# THE INPUT:
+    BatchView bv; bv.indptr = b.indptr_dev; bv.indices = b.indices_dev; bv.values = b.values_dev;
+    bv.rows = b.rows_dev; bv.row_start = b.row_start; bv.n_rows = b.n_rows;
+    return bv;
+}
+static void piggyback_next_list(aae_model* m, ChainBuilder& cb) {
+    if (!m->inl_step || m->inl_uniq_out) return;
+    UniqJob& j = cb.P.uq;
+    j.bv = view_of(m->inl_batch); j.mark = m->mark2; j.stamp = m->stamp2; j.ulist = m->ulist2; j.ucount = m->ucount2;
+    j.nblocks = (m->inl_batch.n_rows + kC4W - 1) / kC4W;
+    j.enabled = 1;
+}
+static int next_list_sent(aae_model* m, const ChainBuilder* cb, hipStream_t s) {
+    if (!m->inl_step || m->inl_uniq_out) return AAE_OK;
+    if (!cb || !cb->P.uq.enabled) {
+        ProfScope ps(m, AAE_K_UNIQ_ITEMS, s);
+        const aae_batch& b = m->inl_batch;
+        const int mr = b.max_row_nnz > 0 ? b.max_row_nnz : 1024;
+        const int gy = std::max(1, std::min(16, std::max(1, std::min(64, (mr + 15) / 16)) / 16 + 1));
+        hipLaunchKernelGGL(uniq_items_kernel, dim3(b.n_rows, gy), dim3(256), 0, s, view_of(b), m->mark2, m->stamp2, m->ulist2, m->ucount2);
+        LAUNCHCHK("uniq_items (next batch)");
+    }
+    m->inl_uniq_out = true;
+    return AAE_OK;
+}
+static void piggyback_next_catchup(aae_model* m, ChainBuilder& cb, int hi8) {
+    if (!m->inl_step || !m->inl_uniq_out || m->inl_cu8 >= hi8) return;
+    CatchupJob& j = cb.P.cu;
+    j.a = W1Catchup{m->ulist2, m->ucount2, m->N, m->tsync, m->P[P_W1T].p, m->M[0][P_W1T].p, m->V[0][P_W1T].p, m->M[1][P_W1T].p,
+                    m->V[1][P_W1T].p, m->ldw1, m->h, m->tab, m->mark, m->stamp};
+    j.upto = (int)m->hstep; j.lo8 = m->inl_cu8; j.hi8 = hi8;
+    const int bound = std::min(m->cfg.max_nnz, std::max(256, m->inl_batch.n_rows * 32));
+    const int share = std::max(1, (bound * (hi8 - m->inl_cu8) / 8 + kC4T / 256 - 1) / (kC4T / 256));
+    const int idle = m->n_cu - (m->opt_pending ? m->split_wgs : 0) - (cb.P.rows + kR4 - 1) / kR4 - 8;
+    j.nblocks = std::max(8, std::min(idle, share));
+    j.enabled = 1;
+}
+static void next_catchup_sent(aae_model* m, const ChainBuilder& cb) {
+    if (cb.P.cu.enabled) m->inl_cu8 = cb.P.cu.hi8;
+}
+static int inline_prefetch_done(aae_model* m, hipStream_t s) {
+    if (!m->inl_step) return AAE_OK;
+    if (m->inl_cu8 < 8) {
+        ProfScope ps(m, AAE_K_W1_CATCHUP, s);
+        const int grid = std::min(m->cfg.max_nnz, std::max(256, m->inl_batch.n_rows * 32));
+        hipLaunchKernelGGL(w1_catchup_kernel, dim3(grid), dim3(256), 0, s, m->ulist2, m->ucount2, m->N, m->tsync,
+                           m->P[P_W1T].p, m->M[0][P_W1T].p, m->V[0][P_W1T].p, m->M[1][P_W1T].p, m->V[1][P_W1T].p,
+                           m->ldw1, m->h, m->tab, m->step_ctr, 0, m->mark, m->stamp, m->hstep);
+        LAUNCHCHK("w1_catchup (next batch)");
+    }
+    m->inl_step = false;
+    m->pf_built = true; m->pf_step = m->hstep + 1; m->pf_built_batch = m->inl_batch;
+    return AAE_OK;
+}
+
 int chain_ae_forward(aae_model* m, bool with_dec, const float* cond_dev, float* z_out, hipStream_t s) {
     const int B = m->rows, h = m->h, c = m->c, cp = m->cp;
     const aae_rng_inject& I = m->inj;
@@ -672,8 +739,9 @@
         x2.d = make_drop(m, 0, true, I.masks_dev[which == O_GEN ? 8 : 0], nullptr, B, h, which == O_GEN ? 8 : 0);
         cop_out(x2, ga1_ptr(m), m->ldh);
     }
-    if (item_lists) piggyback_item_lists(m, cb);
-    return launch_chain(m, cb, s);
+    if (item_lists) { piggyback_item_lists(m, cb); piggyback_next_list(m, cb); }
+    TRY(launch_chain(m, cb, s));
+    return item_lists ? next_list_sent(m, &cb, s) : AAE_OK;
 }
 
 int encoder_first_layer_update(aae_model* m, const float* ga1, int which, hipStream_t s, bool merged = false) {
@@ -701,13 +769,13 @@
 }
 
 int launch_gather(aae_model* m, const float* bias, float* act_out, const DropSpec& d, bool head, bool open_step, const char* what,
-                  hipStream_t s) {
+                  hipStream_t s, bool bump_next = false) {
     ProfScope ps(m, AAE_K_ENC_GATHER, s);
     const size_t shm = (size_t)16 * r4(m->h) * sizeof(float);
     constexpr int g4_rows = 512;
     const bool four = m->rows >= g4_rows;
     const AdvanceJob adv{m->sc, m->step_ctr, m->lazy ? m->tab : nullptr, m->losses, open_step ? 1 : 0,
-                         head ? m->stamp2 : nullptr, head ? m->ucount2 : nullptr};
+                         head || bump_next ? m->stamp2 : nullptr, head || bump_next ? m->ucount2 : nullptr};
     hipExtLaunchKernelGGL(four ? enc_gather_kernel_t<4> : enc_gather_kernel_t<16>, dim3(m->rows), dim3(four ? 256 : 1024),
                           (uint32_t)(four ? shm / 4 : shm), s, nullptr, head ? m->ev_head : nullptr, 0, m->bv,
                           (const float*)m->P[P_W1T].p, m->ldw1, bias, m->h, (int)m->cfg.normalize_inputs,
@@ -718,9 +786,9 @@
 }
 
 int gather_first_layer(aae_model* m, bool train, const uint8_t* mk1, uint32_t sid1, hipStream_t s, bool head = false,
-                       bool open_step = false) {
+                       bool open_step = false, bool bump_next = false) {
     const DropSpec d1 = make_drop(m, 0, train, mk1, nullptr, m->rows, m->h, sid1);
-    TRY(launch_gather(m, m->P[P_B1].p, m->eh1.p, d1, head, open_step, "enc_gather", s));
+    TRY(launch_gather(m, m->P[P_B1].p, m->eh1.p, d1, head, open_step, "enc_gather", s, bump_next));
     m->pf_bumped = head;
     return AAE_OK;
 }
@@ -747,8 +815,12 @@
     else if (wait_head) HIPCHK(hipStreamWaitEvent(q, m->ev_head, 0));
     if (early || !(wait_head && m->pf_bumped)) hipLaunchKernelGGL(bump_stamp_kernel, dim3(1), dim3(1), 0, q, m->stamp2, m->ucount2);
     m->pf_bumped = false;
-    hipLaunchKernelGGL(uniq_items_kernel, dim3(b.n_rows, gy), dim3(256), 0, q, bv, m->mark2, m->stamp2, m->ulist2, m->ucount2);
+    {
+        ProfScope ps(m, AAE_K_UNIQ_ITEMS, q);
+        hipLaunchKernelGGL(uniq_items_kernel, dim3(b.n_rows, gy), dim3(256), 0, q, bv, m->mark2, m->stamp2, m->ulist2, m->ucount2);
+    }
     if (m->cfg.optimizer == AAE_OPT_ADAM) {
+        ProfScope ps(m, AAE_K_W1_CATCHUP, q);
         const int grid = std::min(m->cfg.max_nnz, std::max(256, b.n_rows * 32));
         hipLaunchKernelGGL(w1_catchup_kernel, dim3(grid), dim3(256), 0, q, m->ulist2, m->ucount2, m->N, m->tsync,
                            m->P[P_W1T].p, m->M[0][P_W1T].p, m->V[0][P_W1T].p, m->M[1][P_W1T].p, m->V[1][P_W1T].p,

# TASK STATEMENT:
The exercise is to copy out every line above that has the word "which" in it.

# ANSWER:
         x2.d = make_drop(m, 0, true, I.masks_dev[which == O_GEN ? 8 : 0], nullptr, B, h, which == O_GEN ? 8 : 0);
 int encoder_first_layer_update(aae_model* m, const float* ga1, int which, hipStream_t s, bool merged = false) {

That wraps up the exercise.